From February 25 to March 4, the Straits Times Index (STI) saw an increase of over 200 points. The STI closed at 2,837 points on March 4, Friday, which is a considerably good performance. The STI then slightly declined to 2,823.51 points.
Local stock-market analyst Gabriel Gan highlighted that it is normal for a decline of the index to take place after a strong rebound. He sees this as a necessary “rest” in order to embark on a “longer journey”. Given the largely stable fundamentals, Gabriel opined that after some slight adjustments, the stock market will have the capacity to move up.
STI’s Support Level
Gabriel had earlier on predicted that the STI would rise to the levels between 2,750 to 2,780 points. Since STI surged beyond 2,800 points last week, Gabriel’s take is that if the STI adjusts, the first support level should be at 2,780 points. Below are two strategies that investors can adopt to “catch the rebound”.
1. Pay Attention to Trend of Crude Oil Prices
Investors should pay attention to the trend of crude oil prices, advised Gabriel – previously, due to a sharp decline in oil prices, the stock markets have recorded corresponding declines, too. But now, as oil prices are reporting a rally, oil and gas stocks would be expecting a boost.

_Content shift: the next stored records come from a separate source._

Measured before the change: 991.6 images/sec.

## Add LDS-tiled depthwise conv forward and skip unread fuse-bwd gradient buffer

Adds a tiled depthwise 3x3 forward kernel. It stages an (8+2)x18 pixel halo tile into LDS with async global-to-LDS loads, then sweeps rows with a rolling 3-row register window. Channel counts up to 128 on large inputs are routed to it by default, aiming to cut redundant global reads compared with the per-pixel kernel. Separately, fuse backward no longer allocates or writes the intermediate gradient tensor g when no pooling or unfused upsample consumer reads it, which saves a full activation write. The cost is more dispatch logic and extra grid blocks for zeroing padding rows.

```diff
diff --git a/include/hydranet_hip.h b/include/hydranet_hip.h
--- a/include/hydranet_hip.h
+++ b/include/hydranet_hip.h
@@ -62,6 +62,9 @@
 int hn_dwconv_fwd(const void* in, int ldi, const void* wk, void* out, int ldo, int N, int H, int W, int C, hipStream_t stream);
 int hn_dwconv_fwd_levels(const void* in, int ldi, const void* wk, void* out, int ldo, int N, int C, int nlev, const int* H, const int* W,
                          int row_align, int accumulate, hipStream_t stream);
+int hn_dwconv_fwd_levels_tiled(const void* in, int ldi, const void* wk, void* out, int ldo, int N, int C, int nlev, const int* H, const int* W,
+                               int row_align, int accumulate, int wg_limit, hipStream_t stream);
+int hn_dwconv_fwd_tiled_ok(int N, int C, int nlev, const int* H, const int* W);
 long hn_dwconv_wgrad_blocks(long strips, int C);
 int hn_dwconv_wgrad(const void* x, int ldx, const void* dz, int ldz, float* part, int N, int H, int W, int C, hipStream_t stream);
 int hn_dwconv_wgrad_levels(const void* x, int ldx, const void* dz, int ldz, float* part, int N, int C, int nlev, const int* H, const int* W,
diff --git a/multitask_hydranet_amd/csrc/hn_stencil.hip b/multitask_hydranet_amd/csrc/hn_stencil.hip
--- a/multitask_hydranet_amd/csrc/hn_stencil.hip
+++ b/multitask_hydranet_amd/csrc/hn_stencil.hip
@@ -886,6 +886,102 @@
     }
 }
 
+__global__ __launch_bounds__(256, 4) void dwconv_fwd_tiled_kernel(const bf16* in, int ldi, const bf16* wk, bf16* out, int ldo, int N, int C, int tpw,
+                                                                  int blocks, const Levels L, const DwTiles T) {
+    extern __shared__ __attribute__((aligned(16))) char smem[];
+    constexpr int TH = DWT_TH, ZPX = (TH + 2) * 18;
+    const int C8 = C >> 3, C4 = C >> 2;
+    const int tid = threadIdx.x, lane = tid & 63, wave = __builtin_amdgcn_readfirstlane(tid >> 6);
+    if ((int)blockIdx.x >= blocks) {
+        long idx = ((long)blockIdx.x - blocks) * 256 + tid;
+        for (int l = 0; l < L.n; ++l) {
+            const long real = (long)N * L.H[l] * L.W[l];
+            const long pad = L.row_off[l + 1] - L.row_off[l] - real;
+            if (idx < pad * C8) {
+                st8(out + (L.row_off[l] + real + idx / C8) * ldo + (idx % C8) * 8, zero8());
+                return;
+            }
+            idx -= pad * C8;
+        }
+        return;
+    }
+    const int ZCH = (ZPX * C8 + 63) >> 6;
+    const int bidx = xcd_remap(blockIdx.x, blocks);
+    const long total = T.tile_off[L.n];
+    const long t0 = (long)bidx * tpw;
+    long t1 = t0 + tpw;
+    if (t1 > total) t1 = total;
+    const int cstep = C4 <= 16 ? 16 : 8;
+    const int cq = tid % C4, colh = tid / C4;
+    const bool active = colh < cstep;
+    float wr[9][4];
+#pragma unroll
+    for (int tq = 0; tq < 9; ++tq) {
+        const bf16x4 wv = active ? ld4(wk + tq * C + cq * 4) : zero4();
+#pragma unroll
+        for (int k = 0; k < 4; ++k) wr[tq][k] = bf2f(wv[k]);
+    }
+    const unsigned magic = (65536u + C8 - 1) / C8;
+    int lv = 0;
+    for (long t = t0; t < t1; ++t) {
+        while (lv + 1 < L.n && t >= T.tile_off[lv + 1]) ++lv;
+        const int H = L.H[lv], W = L.W[lv];
+        long lt = t - T.tile_off[lv];
+        const int tx = (int)(lt % T.tx[lv]);
+        lt /= T.tx[lv];
+        const int ty = (int)(lt % T.ty[lv]);
+        const long n = lt / T.ty[lv];
+        const int oy0 = ty * TH, ox0 = tx * 16;
+        const long row0 = L.row_off[lv] + n * H * (long)W;
+        __syncthreads();
+        for (int ch = wave; ch < ZCH; ch += 4) {
+            const int e = ch * 64 + lane;
+            const int px = (int)(((unsigned)e * magic) >> 16), pc = e - px * C8;
+            const int py = px / 18, pxx = px - py * 18;
+            const int iy = oy0 - 1 + py, ix = ox0 - 1 + pxx;
+            const bf16* src = (px < ZPX && iy >= 0 && iy < H && ix >= 0 && ix < W) ? in + (row0 + (long)iy * W + ix) * ldi + pc * 8 : st_zero_piece;
+            st_glds16(src, smem + ch * 1024);
+        }
+        asm volatile("s_waitcnt vmcnt(0)" ::: "memory");
+        __syncthreads();
+        if (active)
+#pragma unroll 1
+        for (int col = colh; col < 16; col += cstep) {
+            float win[3][3][4];
+            auto load_row = [&](int py, float (&w3)[3][4]) {
+#pragma unroll
+                for (int j = 0; j < 3; ++j) {
+                    const bf16x4 v = *reinterpret_cast<const bf16x4*>(smem + ((py * 18 + col + j) * C4 + cq) * 8);
+#pragma unroll
+                    for (int k = 0; k < 4; ++k) w3[j][k] = bf2f(v[k]);
+                }
+            };
+            load_row(0, win[0]);
+            load_row(1, win[1]);
+#pragma unroll
+            for (int r = 0; r < TH; ++r) {
+                load_row(r + 2, win[(r + 2) % 3]);
+                float acc[4] = {0.f, 0.f, 0.f, 0.f};
+#pragma unroll
+                for (int rr = 0; rr < 3; ++rr) {
+                    const int iy = oy0 + r - 1 + rr;
+                    if (iy < 0 || iy >= H) continue;
+#pragma unroll
+                    for (int j = 0; j < 3; ++j)
+#pragma unroll
+                        for (int k = 0; k < 4; ++k) acc[k] = fmaf(win[(r + rr) % 3][j][k], wr[rr * 3 + j][k], acc[k]);
+                }
+                if (oy0 + r < H && ox0 + col < W) {
+                    bf16x4 v;
+#pragma unroll
+                    for (int k = 0; k < 4; ++k) v[k] = f2bf(acc[k]);
+                    *reinterpret_cast<bf16x4*>(out + (row0 + (long)(oy0 + r) * W + ox0 + col) * ldo + cq * 4) = v;
+                }
+            }
+        }
+    }
+}
+
 __global__ void dw_pack_kernel(const float* w, bf16* wk, bf16* wkf, int C) {
     const int idx = blockIdx.x * blockDim.x + threadIdx.x;
     if (idx >= 9 * C) return;
@@ -1236,7 +1332,7 @@
         bf16x8 go;
 #pragma unroll
         for (int k = 0; k < 8; ++k) { gg[k] = bf2f(d[k]) * act_bwd(pre[k], HN_ACT_SWISH); go[k] = f2bf(gg[k]); qsum[k] += bf2f(go[k]); }
-        st8(q.g + orow * q.ldg + cg * 8, go);
+        if (q.g) st8(q.g + orow * q.ldg + cg * 8, go);
 #pragma unroll
         for (int i = 0; i < 3; ++i) {
             if (!p.mode[i]) continue;
@@ -1338,7 +1434,7 @@
                 dwa = fmaf(gg[k], va, dwa);
                 dwb = fmaf(gg[k], vb[k], dwb);
             }
-            st8(q.g + orow * q.ldg + cg * 8, go);
+            if (q.g) st8(q.g + orow * q.ldg + cg * 8, go);
             if (da) {
                 bf16x8 o;
                 if (acca) {
@@ -1646,14 +1742,17 @@
 static size_t dwconv_bwd_tiled_lds(int C8) {
     return (size_t)((((DWT_TH + 2) * 18 * C8 + 63) >> 6) + ((DWT_TH * 16 * C8 + 63) >> 6)) * 1024;
 }
-static bool dwconv_bwd_tiled_plan(int N, int C, const Levels& L, DwTiles& T, int& tpw, long& blocks) {
+static long dwconv_tiles(int N, const Levels& L, DwTiles& T) {
     T.tile_off[0] = 0;
     for (int l = 0; l < L.n; ++l) {
         T.ty[l] = (L.H[l] + DWT_TH - 1) / DWT_TH;
         T.tx[l] = (L.W[l] + 15) >> 4;
         T.tile_off[l + 1] = T.tile_off[l] + (long)N * T.ty[l] * T.tx[l];
     }
-    const long total = T.tile_off[L.n];
+    return T.tile_off[L.n];
+}
+static bool dwconv_bwd_tiled_plan(int N, int C, const Levels& L, DwTiles& T, int& tpw, long& blocks) {
+    const long total = dwconv_tiles(N, L, T);
     const int C8 = C >> 3;
     const size_t lds = dwconv_bwd_tiled_lds(C8);
 #ifdef HN_NO_DW_TILED
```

Gabriel also pointed out that oil-related issues are political in nature. Previously, Saudi Arabia and Russia have agreed to freeze oil production. However, it remains to be seen if the other oil producing countries would agree to maintain the current level of production, i.e. not increasing it further. Of course, for the oil prices to gain better recovery, a reduction in production would be a more effective solution.
And hence, if more good news comes up along the way, oil prices might rally further. Following that, oil and gas stocks such as Ezra Holdings and Ezion Holdings are the would-be gainers.
2. Make Entry Amidst Market Adjustment
Gabriel noticed that many retail investors have missed the upward trend during the recent rally. An overwhelming amount of negative news and unfavourable factors make investors not confident enough to enter the market.
He suggests that investors can make the move when the stock market is showing signs of adjustment, and blue-chip stocks are particularly worthwhile. A good example is DBS, which increased fairly remarkably – from $13 to around $15. This is perhaps a good time for small-scale investors to grab the opportunity.